How many lines in the data below include the word "arow"? Respond with the number, nothing more.

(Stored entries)
+ + + + + + +
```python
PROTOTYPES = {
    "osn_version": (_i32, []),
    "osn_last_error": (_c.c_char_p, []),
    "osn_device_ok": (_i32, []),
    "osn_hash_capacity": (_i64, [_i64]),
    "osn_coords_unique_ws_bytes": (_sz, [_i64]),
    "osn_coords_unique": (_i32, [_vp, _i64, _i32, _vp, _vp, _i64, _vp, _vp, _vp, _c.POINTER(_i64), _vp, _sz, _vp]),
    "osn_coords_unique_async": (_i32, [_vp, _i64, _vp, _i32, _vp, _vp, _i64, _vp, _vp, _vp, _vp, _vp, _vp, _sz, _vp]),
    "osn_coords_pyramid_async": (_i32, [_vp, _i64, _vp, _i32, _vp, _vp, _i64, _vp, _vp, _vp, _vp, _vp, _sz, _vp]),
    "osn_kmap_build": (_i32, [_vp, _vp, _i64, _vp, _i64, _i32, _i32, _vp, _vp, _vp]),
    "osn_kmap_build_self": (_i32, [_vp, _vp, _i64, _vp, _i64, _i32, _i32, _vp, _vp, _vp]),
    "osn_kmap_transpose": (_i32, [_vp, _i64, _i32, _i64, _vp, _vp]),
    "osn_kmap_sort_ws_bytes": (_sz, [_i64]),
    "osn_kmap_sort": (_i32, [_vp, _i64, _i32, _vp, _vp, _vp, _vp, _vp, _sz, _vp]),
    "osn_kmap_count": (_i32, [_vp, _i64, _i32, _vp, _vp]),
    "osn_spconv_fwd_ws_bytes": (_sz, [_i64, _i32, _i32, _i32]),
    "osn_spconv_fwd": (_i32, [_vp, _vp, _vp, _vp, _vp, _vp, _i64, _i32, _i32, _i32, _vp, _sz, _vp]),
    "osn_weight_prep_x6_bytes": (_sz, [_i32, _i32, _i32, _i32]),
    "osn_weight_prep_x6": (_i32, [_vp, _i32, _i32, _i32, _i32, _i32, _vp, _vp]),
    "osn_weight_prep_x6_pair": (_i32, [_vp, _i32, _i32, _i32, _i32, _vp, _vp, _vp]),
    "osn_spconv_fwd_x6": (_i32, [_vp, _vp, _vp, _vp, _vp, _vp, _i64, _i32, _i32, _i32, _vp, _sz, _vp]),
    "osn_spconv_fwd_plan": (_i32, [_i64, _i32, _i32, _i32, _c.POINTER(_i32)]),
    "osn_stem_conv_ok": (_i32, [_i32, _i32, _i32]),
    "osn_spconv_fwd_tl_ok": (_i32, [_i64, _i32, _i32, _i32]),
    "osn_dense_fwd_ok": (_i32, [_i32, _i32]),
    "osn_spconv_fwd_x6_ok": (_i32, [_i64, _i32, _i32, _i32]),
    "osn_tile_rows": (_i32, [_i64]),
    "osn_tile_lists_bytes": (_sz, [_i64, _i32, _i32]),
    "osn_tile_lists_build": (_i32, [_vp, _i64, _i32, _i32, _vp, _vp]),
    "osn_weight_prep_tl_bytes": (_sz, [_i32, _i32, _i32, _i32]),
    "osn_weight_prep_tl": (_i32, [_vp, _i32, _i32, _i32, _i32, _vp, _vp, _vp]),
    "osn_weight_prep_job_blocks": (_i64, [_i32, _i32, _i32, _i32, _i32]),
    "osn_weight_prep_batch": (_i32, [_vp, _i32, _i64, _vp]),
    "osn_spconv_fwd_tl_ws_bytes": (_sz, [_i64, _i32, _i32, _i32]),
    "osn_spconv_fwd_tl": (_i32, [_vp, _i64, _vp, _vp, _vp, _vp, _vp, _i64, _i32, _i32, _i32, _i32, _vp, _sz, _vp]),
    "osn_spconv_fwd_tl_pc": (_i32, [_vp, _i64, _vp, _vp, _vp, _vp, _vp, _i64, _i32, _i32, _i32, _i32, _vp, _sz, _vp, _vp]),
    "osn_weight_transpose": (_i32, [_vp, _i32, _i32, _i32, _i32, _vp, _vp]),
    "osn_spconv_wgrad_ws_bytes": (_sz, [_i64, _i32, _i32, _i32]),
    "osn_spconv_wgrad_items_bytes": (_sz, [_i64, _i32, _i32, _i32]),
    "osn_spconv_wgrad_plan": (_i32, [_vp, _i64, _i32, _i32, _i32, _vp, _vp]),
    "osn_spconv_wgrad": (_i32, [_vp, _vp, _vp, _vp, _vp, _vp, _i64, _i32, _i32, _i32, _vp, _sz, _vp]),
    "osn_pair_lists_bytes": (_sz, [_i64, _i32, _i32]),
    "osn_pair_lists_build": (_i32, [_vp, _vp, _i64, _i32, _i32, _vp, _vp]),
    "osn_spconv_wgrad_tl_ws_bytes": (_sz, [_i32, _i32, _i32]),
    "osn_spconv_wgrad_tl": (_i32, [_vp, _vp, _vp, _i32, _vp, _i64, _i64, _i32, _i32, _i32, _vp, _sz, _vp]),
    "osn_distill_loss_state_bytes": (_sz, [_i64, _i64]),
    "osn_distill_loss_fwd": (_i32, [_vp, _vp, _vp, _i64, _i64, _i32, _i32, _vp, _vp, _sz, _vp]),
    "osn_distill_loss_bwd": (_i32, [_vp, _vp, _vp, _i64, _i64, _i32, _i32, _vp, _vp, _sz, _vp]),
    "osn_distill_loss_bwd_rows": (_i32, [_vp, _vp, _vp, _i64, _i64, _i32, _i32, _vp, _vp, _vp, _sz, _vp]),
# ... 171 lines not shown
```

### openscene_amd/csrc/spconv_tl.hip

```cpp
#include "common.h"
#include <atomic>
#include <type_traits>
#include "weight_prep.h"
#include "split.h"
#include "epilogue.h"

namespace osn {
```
+ + + + + + +
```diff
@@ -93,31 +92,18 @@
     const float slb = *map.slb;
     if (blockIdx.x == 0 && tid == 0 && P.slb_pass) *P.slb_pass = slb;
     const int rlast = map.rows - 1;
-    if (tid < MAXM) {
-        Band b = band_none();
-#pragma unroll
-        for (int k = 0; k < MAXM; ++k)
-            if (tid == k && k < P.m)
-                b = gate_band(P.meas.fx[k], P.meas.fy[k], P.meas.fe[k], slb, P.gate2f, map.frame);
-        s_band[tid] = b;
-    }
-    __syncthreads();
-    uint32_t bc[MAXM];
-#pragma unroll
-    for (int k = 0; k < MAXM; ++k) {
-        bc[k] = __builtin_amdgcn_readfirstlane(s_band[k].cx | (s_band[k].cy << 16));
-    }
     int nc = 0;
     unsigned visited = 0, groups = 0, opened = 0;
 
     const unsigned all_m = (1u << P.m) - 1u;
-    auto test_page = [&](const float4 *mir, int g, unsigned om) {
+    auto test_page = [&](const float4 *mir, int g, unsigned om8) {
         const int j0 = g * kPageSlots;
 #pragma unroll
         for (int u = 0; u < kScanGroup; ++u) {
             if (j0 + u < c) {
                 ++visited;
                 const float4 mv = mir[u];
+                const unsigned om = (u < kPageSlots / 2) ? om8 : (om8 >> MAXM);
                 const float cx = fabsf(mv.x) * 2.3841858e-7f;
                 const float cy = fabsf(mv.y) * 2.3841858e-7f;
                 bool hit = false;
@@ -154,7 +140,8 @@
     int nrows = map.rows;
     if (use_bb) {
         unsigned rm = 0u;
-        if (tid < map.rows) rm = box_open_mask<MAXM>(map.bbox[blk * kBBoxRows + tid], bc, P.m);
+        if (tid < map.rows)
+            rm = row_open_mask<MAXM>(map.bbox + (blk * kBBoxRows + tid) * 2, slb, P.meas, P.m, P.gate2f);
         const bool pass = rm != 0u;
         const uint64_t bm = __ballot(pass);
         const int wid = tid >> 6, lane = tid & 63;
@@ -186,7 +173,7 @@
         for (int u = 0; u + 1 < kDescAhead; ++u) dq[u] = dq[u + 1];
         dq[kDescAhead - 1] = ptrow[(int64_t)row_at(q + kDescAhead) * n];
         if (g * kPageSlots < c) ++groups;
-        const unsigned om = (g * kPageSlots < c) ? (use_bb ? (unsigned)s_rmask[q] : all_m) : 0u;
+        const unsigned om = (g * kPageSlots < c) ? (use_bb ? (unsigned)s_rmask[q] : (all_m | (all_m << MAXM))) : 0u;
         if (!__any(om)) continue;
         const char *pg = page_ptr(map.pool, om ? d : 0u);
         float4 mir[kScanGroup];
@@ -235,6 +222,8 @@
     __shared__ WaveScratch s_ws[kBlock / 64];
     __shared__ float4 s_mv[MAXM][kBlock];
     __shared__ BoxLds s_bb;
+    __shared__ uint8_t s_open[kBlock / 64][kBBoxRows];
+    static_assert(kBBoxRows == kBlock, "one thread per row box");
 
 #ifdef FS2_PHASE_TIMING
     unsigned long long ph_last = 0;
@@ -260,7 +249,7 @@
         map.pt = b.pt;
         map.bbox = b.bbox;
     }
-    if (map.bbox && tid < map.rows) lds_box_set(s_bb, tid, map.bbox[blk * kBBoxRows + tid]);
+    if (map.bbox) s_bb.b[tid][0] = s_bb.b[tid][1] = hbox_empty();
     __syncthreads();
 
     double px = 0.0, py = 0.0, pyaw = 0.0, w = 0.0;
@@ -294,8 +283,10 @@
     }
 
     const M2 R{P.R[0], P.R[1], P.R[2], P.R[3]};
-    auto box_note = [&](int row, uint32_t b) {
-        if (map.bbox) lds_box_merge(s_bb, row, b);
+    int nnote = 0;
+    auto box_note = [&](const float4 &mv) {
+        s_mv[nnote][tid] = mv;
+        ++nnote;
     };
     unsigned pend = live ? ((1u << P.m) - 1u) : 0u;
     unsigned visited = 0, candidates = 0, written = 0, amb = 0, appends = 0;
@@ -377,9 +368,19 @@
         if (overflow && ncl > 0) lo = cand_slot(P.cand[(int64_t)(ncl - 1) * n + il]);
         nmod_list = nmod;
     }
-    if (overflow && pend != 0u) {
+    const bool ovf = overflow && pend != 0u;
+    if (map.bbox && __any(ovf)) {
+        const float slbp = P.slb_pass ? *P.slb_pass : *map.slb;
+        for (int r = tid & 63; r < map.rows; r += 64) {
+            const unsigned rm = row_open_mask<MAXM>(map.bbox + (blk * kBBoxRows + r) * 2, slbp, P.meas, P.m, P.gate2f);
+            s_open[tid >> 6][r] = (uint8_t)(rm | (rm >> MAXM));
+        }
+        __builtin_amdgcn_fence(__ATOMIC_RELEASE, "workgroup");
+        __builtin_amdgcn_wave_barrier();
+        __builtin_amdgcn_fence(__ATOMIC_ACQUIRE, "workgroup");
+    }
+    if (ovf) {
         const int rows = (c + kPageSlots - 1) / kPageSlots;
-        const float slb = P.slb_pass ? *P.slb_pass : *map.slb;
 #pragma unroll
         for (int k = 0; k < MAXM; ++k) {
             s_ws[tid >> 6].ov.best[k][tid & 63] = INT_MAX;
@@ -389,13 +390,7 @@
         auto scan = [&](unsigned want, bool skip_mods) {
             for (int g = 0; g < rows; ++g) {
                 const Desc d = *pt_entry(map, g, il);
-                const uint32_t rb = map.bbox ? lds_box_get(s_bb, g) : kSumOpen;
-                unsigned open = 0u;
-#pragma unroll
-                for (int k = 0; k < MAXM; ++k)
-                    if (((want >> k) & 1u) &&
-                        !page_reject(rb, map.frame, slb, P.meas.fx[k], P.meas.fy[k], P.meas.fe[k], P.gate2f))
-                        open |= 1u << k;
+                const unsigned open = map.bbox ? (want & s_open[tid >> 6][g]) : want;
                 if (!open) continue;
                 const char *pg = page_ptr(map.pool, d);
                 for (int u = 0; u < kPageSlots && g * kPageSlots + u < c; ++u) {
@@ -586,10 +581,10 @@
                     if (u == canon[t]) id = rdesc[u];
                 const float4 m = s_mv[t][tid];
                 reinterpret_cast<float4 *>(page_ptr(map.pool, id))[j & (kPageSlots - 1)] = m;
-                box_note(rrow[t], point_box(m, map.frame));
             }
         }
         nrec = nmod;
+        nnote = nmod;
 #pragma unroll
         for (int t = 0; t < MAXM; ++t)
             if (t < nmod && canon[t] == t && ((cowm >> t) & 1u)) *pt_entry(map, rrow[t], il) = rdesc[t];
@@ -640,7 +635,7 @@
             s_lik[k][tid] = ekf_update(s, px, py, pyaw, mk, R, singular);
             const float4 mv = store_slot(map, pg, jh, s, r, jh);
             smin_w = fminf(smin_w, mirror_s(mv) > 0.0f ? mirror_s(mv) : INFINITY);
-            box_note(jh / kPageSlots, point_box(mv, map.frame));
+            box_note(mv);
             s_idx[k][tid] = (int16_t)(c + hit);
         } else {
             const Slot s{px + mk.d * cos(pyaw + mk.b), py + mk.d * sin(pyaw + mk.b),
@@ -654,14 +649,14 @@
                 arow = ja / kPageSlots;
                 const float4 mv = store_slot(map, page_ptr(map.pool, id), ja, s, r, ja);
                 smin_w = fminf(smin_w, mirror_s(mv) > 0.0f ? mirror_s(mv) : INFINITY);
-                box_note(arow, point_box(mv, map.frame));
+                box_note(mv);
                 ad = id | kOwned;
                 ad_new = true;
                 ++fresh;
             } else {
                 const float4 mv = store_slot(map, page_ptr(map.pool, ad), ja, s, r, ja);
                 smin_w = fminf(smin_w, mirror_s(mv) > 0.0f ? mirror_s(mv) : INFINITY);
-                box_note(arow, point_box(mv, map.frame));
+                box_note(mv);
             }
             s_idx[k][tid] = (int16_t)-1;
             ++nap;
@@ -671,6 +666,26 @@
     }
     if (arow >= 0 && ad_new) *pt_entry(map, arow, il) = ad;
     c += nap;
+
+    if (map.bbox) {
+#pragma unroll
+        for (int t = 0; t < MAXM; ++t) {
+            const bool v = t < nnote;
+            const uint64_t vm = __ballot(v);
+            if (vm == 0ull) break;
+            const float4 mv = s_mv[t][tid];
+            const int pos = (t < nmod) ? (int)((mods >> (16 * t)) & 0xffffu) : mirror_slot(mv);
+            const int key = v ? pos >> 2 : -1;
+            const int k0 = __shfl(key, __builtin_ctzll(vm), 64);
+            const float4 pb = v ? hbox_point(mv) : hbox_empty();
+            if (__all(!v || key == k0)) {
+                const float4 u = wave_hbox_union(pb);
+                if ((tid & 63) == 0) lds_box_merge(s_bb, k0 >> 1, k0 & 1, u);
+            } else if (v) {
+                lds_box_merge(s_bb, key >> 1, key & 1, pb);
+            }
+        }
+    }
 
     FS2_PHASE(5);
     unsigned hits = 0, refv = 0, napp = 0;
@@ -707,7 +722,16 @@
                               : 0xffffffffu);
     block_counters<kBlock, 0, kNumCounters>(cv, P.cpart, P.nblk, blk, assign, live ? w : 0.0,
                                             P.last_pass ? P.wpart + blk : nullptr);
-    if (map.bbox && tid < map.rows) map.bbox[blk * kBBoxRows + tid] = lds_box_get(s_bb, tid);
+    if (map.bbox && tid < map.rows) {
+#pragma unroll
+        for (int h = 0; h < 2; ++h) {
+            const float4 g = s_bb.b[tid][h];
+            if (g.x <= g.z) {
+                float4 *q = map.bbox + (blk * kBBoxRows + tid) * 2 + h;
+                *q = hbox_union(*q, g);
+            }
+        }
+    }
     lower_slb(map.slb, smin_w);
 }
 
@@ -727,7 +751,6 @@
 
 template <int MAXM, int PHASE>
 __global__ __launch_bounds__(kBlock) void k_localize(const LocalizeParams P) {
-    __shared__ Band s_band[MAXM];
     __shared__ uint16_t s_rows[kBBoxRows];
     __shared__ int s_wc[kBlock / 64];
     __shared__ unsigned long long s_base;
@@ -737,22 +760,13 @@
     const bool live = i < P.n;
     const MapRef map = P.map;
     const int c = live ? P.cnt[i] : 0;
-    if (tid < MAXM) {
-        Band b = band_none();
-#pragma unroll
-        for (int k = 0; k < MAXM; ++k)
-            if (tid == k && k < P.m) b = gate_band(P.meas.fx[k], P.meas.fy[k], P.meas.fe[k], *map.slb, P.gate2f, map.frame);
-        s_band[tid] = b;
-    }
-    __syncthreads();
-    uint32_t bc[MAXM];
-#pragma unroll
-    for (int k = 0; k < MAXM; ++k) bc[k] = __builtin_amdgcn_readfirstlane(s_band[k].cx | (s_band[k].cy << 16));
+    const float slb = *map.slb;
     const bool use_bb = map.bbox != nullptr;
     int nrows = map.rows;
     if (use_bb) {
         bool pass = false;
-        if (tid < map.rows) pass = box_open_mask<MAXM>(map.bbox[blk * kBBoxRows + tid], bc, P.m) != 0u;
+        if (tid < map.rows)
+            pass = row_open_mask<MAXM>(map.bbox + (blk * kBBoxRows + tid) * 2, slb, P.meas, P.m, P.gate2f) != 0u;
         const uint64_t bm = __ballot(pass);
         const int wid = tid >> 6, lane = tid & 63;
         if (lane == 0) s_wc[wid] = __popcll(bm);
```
+ + + + + + +
## Exercise response
4